Task brief
Look through the entries below and count the lines that contain "staging". Reply with that number only.

Excerpted records
template <int CO_T, int CI_T>
__global__ __launch_bounds__(512, 1) void split_bwd_cf_kernel(const float *dZp, const int32_t *arg, int ldo, int kshift, const float *W2 ,
                                                              const float *Yp, int ldp, const float *aff_p, int64_t chunks, float *dX, int ldxo, double *red_p,
                                                              float *slab) {
    constexpr int Co = 32 * CO_T, Ci = 32 * CI_T, BP = 32, QD = Co / 4, QP = Ci / 4, LDP = Ci + 4;
    constexpr int PANEL = BP * 256, BUF = 6 * PANEL;
    constexpr int KBX = Co / 16, KBM = Ci / 16, KBT = KBX + KBM;
    constexpr int NS = 8 - CI_T - 1, NTS = 64 * NS;
    constexpr int NGT = CI_T * (CI_T + 1) / 2, LDT = Co + Ci + 4;
    static_assert(NS >= CO_T, "one staging wave per D column");
    constexpr int RPP = NTS / QD, IT_D = (BP + RPP - 1) / RPP, IT_P = (BP * QP + NTS - 1) / NTS;
    static_assert(NTS % QD == 0, "one channel quad of D per staging thread");
    unsigned char *lds_b = reinterpret_cast<unsigned char *>(res_lds);
    float *Yps = res_lds + (2 * BUF) / 4;
    float *xtab = Yps + 2 * BP * LDP;
    const int t = threadIdx.x, lane = t & 63, wave = __builtin_amdgcn_readfirstlane(t >> 6), l31 = lane & 31, lh = lane >> 5;
    const int G = gridDim.x;
    RABS(wave, 0)
    for (int i = t; i < 3 * Ci; i += 512) { const float v = aff_p[i]; xtab[i] = v; xtab[3 * Ci + i] = i < Ci ? v : -v; }

    const bool has_dx = wave < CI_T, is_gram = wave == CI_T;
    const int ecol = (has_dx ? wave : 0) * 32 + l31;
    const int ts = wave <= CI_T ? 0 : t - 64 * (CI_T + 1);
    struct Raw { float4 z; int4 a; float4 p[IT_P]; };
    Raw raw;
    auto p_item = [&](int i, int &row, int &q) { const int idx = (NTS * (i + 1) > BP * QP) ? min(ts + NTS * i, BP * QP - 1) : ts + NTS * i; row = idx / QP; q = idx - row * QP; };
    auto fetch = [&](int64_t chunk) {
        const unsigned m0 = (unsigned)(chunk < chunks ? chunk : chunks - 1) * BP;
        const unsigned o = (m0 >> kshift) * (unsigned)ldo + 4u * (unsigned)(ts % QD);
        raw.z = ld4(dZp + o);
        raw.a = ld4i(arg + o);
#pragma unroll
        for (int i = 0; i < IT_P; ++i) {
            int row, q;
            p_item(i, row, q);
            raw.p[i] = ld4(Yp + ((m0 + (unsigned)row) * (unsigned)ldp + 4u * (unsigned)q));
        }
    };
    auto store_split = [&](unsigned char *img, int row, int q, const float4 v) {
        unsigned h0, m0, l0, h1, m1, l1;
        split2(v.x, v.y, h0, m0, l0);
        split2(v.z, v.w, h1, m1, l1);
        const unsigned o = tr_img_off(row, q >> 1) + 8u * (unsigned)(q & 1);
        *reinterpret_cast<uint2 *>(img + o) = make_uint2(h0, h1);
        *reinterpret_cast<uint2 *>(img + o + PANEL) = make_uint2(m0, m1);
        *reinterpret_cast<uint2 *>(img + o + 2 * PANEL) = make_uint2(l0, l1);
    };
    auto stage = [&](int64_t chunk, int buf) {
        unsigned char *ia = lds_b + buf * BUF, *ib = ia + 3 * PANEL;
        float *yp = Yps + buf * (BP * LDP);
        const unsigned m0 = (unsigned)(chunk < chunks ? chunk : chunks - 1) * BP;
        const int kbase = (int)(m0 & ((1u << kshift) - 1u));
        const int par = (int)(chunk & 1);
        const float *xt = xtab + par * (3 * Ci);
        const float lim = par ? -INFINITY : INFINITY;
        {
            unsigned h0, m0_, l0, h1, m1, l1;
            split2(raw.z.x, raw.z.y, h0, m0_, l0);
            split2(raw.z.z, raw.z.w, h1, m1, l1);
            const unsigned sm2 = par ? 0x80008000u : 0u;
            h0 ^= sm2; m0_ ^= sm2; l0 ^= sm2; h1 ^= sm2; m1 ^= sm2; l1 ^= sm2;
            const int q = ts % QD, r0 = ts / QD;
            const int4 a = raw.a;
#pragma unroll
            for (int i = 0; i < IT_D; ++i) {
                const int row = (RPP * (i + 1) > BP) ? min(r0 + RPP * i, BP - 1) : r0 + RPP * i;
                const int k = kbase + row;
                const unsigned k0 = (a.x == k ? 0x0000ffffu : 0u) | (a.y == k ? 0xffff0000u : 0u);
                const unsigned k1 = (a.z == k ? 0x0000ffffu : 0u) | (a.w == k ? 0xffff0000u : 0u);
                const unsigned o = tr_img_off(row, q >> 1) + 8u * (unsigned)(q & 1);
                *reinterpret_cast<uint2 *>(ia + o) = make_uint2(h0 & k0, h1 & k1);
                *reinterpret_cast<uint2 *>(ia + o + PANEL) = make_uint2(m0_ & k0, m1 & k1);
                *reinterpret_cast<uint2 *>(ia + o + 2 * PANEL) = make_uint2(l0 & k0, l1 & k1);
            }
        }
#pragma unroll
        for (int i = 0; i < IT_P; ++i) {
            int row, q;
            p_item(i, row, q);
            float4 x = raw.p[i];
            *reinterpret_cast<float4 *>(&yp[row * LDP + 4 * q]) = x;
            const float4 mu = *reinterpret_cast<const float4 *>(&xt[4 * q]), sc = *reinterpret_cast<const float4 *>(&xt[Ci + 4 * q]);
            const float4 be = *reinterpret_cast<const float4 *>(&xt[2 * Ci + 4 * q]);
            x.x = __builtin_amdgcn_fmed3f(bn_act(x.x, mu.x, sc.x, be.x), 0.f, lim); x.y = __builtin_amdgcn_fmed3f(bn_act(x.y, mu.y, sc.y, be.y), 0.f, lim);
            x.z = __builtin_amdgcn_fmed3f(bn_act(x.z, mu.z, sc.z, be.z), 0.f, lim); x.w = __builtin_amdgcn_fmed3f(bn_act(x.w, mu.w, sc.w, be.w), 0.f, lim);
            store_split(ib, row, q, x);
        }
    };
    auto raw_landed = [&]() {
        asm volatile("" : "+v"(raw.z.x), "+v"(raw.z.y), "+v"(raw.z.z), "+v"(raw.z.w));
        asm volatile("" : "+v"(raw.a.x), "+v"(raw.a.y), "+v"(raw.a.z), "+v"(raw.a.w));
#pragma unroll
        for (int i = 0; i < IT_P; ++i) asm volatile("" : "+v"(raw.p[i].x), "+v"(raw.p[i].y), "+v"(raw.p[i].z), "+v"(raw.p[i].w));
    };
    const int g16 = lane >> 4, j16 = lane & 15, tq = j16 >> 2, tp = j16 & 3;
    auto frag_t = [&](const unsigned char *img, int cblk, int pb) {
        const int c0 = (cblk * 32 + 16 * (g16 & 1)) >> 3;
        SplitFrag f;
#pragma unroll
        for (int r2 = 0; r2 < 2; ++r2) {
            const int row = 16 * pb + 8 * (g16 >> 1) + 4 * r2 + tq;
            const unsigned o = tr_img_off(row, c0 + (tp >> 1)) + 8u * (unsigned)(tp & 1);
            const pn2_s16x4 v = __builtin_amdgcn_ds_read_tr16_b64_v4i16(
                reinterpret_cast<__attribute__((address_space(3))) pn2_s16x4 *>((__attribute__((address_space(3))) unsigned char *)(img) + o));
            const uint2 u = __builtin_bit_cast(uint2, v);
            f.u[2 * r2] = u.x; f.u[2 * r2 + 1] = u.y;
        }
        return f;
    };

    if (has_dx) {
        SplitFrag wh[KBT], wm[KBT], wl[KBM];
        uint4 *wl_lds = reinterpret_cast<uint4 *>(xtab + 6 * Ci) + (size_t)wave * KBX * 64 + lane;
        {
            float v[KBT][8];
#pragma unroll
            for (int kb = 0; kb < KBT; ++kb)
#pragma unroll
                for (int e = 0; e < 8; ++e) v[kb][e] = W2[(16 * kb + 8 * lh + e) * Ci + ecol];
#pragma unroll
            for (int kb = 0; kb < KBT; ++kb) {
                SplitFrag lo;
#pragma unroll
                for (int e = 0; e < 4; ++e) split2(v[kb][2 * e], v[kb][2 * e + 1], wh[kb].u[e], wm[kb].u[e], lo.u[e]);
                if (kb < KBX) wl_lds[kb * 64] = lo.q; else wl[kb < KBX ? 0 : kb - KBX] = lo;
            }
        }
        Affine a(aff_p, Ci);
        const float emu = a.mean[ecol], esc = a.scale[ecol], ebe = a.beta[ecol], eis = a.invstd[ecol];
        const float eh = W2[(Co + Ci) * Ci + ecol];
        double st0 = 0.0, st1 = 0.0, st2 = 0.0;
        int64_t chunk = blockIdx.x;
        int buf = 0;
        __syncthreads();
        RABS(wave, 1)
        RSTAMP_DECL
        while (chunk < chunks) {
            __syncthreads();
            RSTAMP(2)
            const unsigned char *ia = lds_b + buf * BUF, *ib = ia + 3 * PANEL;
            f32x16 acc, acc2;
#pragma unroll
            for (int r = 0; r < 16; ++r) { acc[r] = 0.f; acc2[r] = 0.f; }
#ifndef PN2_X_CF_NODXM
#pragma unroll
            for (int kb = 0; kb < KBT; ++kb) {
                const unsigned char *img = kb < KBX ? ia : ib;
                const unsigned o = tr_img_off(l31, 2 * (kb < KBX ? kb : kb - KBX) + lh);
                SplitFrag ah, am, al, wlo;
                ah.q = *reinterpret_cast<const uint4 *>(img + o);
                am.q = *reinterpret_cast<const uint4 *>(img + o + PANEL);
                al.q = *reinterpret_cast<const uint4 *>(img + o + 2 * PANEL);
                if (kb < KBX) wlo.q = wl_lds[kb * 64]; else wlo = wl[kb < KBX ? 0 : kb - KBX];
                acc = __builtin_amdgcn_mfma_f32_32x32x16_bf16(al.v, wh[kb].v, acc, 0, 0, 0);
                acc2 = __builtin_amdgcn_mfma_f32_32x32x16_bf16(ah.v, wlo.v, acc2, 0, 0, 0);
                acc = __builtin_amdgcn_mfma_f32_32x32x16_bf16(am.v, wm[kb].v, acc, 0, 0, 0);
                acc2 = __builtin_amdgcn_mfma_f32_32x32x16_bf16(am.v, wh[kb].v, acc2, 0, 0, 0);
                acc = __builtin_amdgcn_mfma_f32_32x32x16_bf16(ah.v, wm[kb].v, acc, 0, 0, 0);
                acc2 = __builtin_amdgcn_mfma_f32_32x32x16_bf16(ah.v, wh[kb].v, acc2, 0, 0, 0);
            }
#endif
#ifdef PN2_STAMP
            { float a0_ = acc[0] + acc2[0]; asm volatile("" : "+v"(a0_)); }
#endif
            RSTAMP(3)
#ifdef PN2_X_CF_NOEPI
            if (acc[0] == 1.2345e-33f) dX[0] = acc2[1];
            chunk += G; buf ^= 1;
            continue;
#endif
            const float *yq = Yps + buf * (BP * LDP) + (4 * lh) * LDP + ecol;
            float yv[16];
#pragma unroll
            for (int r = 0; r < 16; ++r) yv[r] = yq[((r & 3) + 8 * (r >> 2)) * LDP];
// ... 27 lines not shown
        if (lh == 0) {
            if (red_p != nullptr) {
                double *rep = red_p + (size_t)(blockIdx.x % PN2_STAT_REPLICAS) * 2 * Ci;
                atomicAdd(rep + ecol, st0);
                atomicAdd(rep + Ci + ecol, st1);
            }
            slab[(size_t)blockIdx.x * (Ci * LDT) + (size_t)ecol * LDT + Co + Ci] = (float)st2;
        }
    } else {
        constexpr int PA[6] = {2, 0, 1, 1, 0, 0}, PB[6] = {0, 2, 1, 0, 1, 0};
        auto mm2 = [&](f32x16 &c0, const SplitFrag (&a0)[3], const SplitFrag (&b0)[3], f32x16 &c1, const SplitFrag (&a1)[3], const SplitFrag (&b1)[3]) {
#pragma unroll
            for (int q = 0; q < 6; ++q) {
                c0 = __builtin_amdgcn_mfma_f32_32x32x16_bf16(a0[PA[q]].v, b0[PB[q]].v, c0, 0, 0, 0);
                c1 = __builtin_amdgcn_mfma_f32_32x32x16_bf16(a1[PA[q]].v, b1[PB[q]].v, c1, 0, 0, 0);
            }
        };
        auto mm1 = [&](f32x16 &c0, const SplitFrag (&a0)[3], const SplitFrag (&b0)[3]) {
#pragma unroll
            for (int q = 0; q < 6; ++q) c0 = __builtin_amdgcn_mfma_f32_32x32x16_bf16(a0[PA[q]].v, b0[PB[q]].v, c0, 0, 0, 0);
        };
        auto frag3 = [&](const unsigned char *img, int blk, int pb, SplitFrag (&f)[3]) {
            f[0] = frag_t(img, blk, pb); f[1] = frag_t(img + PANEL, blk, pb); f[2] = frag_t(img + 2 * PANEL, blk, pb);
        };
        float *sl = slab + (size_t)blockIdx.x * (Ci * LDT);
        if (is_gram) {
            f32x16 accg[NGT];
#pragma unroll
            for (int j = 0; j < NGT; ++j)
#pragma unroll
                for (int r = 0; r < 16; ++r) accg[j][r] = 0.f;
            int64_t chunk = blockIdx.x;
            int buf = 0;
            __syncthreads();
            RABS(wave, 1)
            RSTAMP_DECL
            while (chunk < chunks) {
                __syncthreads();
                RSTAMP(2)
#ifndef PN2_X_CF_NOT
                const unsigned char *ib = lds_b + buf * BUF + 3 * PANEL;
#pragma unroll
                for (int pb = 0; pb < BP / 16; ++pb) {
                    SplitFrag fx[CI_T][3];
#pragma unroll
                    for (int i = 0; i < CI_T; ++i) frag3(ib, i, pb, fx[i]);
                    if constexpr (CI_T == 1) {
                        mm1(accg[0], fx[0], fx[0]);
                    } else if constexpr (CI_T == 2) {
                        mm2(accg[0], fx[0], fx[0], accg[1], fx[0], fx[1]);
                        mm1(accg[2], fx[1], fx[1]);
                    } else {
                        static_assert(CI_T <= 3, "Gram tiles");
                        mm2(accg[0], fx[0], fx[0], accg[1], fx[0], fx[1]);
                        mm2(accg[2], fx[1], fx[1], accg[3], fx[0], fx[2]);
                        mm2(accg[4], fx[1], fx[2], accg[5], fx[2], fx[2]);
                    }
                }
#endif
                RSTAMP(3)
                chunk += G;
                buf ^= 1;
            }
            RSTAMP_FLUSH(wave)
            RABS(wave, 2)
#pragma unroll
            for (int j = 0; j < CI_T; ++j)
#pragma unroll
                for (int i = 0; i <= j; ++i) {
                    const f32x16 &acc = accg[j * (j + 1) / 2 + i];
#pragma unroll
                    for (int r = 0; r < 16; ++r) sl[(i * 32 + acc_row(r, lh)) * LDT + Co + j * 32 + l31] = acc[r];
                    if (i != j) {
#pragma unroll
                        for (int r = 0; r < 16; ++r) sl[(j * 32 + l31) * LDT + Co + i * 32 + acc_row(r, lh)] = acc[r];
                    }
                }
        } else {
            f32x16 accw[CI_T];
#pragma unroll
            for (int j = 0; j < CI_T; ++j)
#pragma unroll
                for (int r = 0; r < 16; ++r) accw[j][r] = 0.f;
            const int nb = wave - CI_T - 1 < CO_T ? wave - CI_T - 1 : -1;
            int64_t chunk = blockIdx.x;
            fetch(chunk);
            __syncthreads();
            stage(chunk, 0);
            fetch(chunk + G);
            raw_landed();
            int buf = 0;
            RABS(wave, 1)
            RSTAMP_DECL
            while (chunk < chunks) {
                __syncthreads();
                RSTAMP(2)
#ifndef PN2_X_CF_NOSTAGE
                stage(chunk + G, buf ^ 1);
#endif
                RSTAMP(0)
#ifndef PN2_X_CF_NOFETCH
                fetch(chunk + 2 * (int64_t)G);
#endif
                __builtin_amdgcn_sched_barrier(0);
                RSTAMP(1)
#ifndef PN2_X_CF_NOT
                if (nb >= 0) {
                    const unsigned char *ia = lds_b + buf * BUF, *ib = ia + 3 * PANEL;
#pragma unroll
                    for (int pb = 0; pb < BP / 16; ++pb) {
                        SplitFrag fb[3], fa0[3], fa1[3];
                        frag3(ia, nb, pb, fb);
                        frag3(ib, 0, pb, fa0);
                        if constexpr (CI_T >= 2) {
                            frag3(ib, 1, pb, fa1);
                            mm2(accw[0], fa0, fb, accw[CI_T >= 2 ? 1 : 0], fa1, fb);
                            if constexpr (CI_T == 3) {
                                frag3(ib, 2, pb, fa0);
                                mm1(accw[CI_T == 3 ? 2 : 0], fa0, fb);
                            }
                        } else {
                            mm1(accw[0], fa0, fb);
                        }
                    }
                }
#endif
                RSTAMP(3)
                chunk += G;
                buf ^= 1;
            }
            RSTAMP_FLUSH(wave)
            RABS(wave, 2)
            if (nb >= 0) {
#pragma unroll
                for (int i = 0; i < CI_T; ++i)
#pragma unroll
                    for (int r = 0; r < 16; ++r) sl[(i * 32 + acc_row(r, lh)) * LDT + nb * 32 + l31] = accw[i][r];
            }
        }
    }
    RABS(wave, 3)
}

Result
2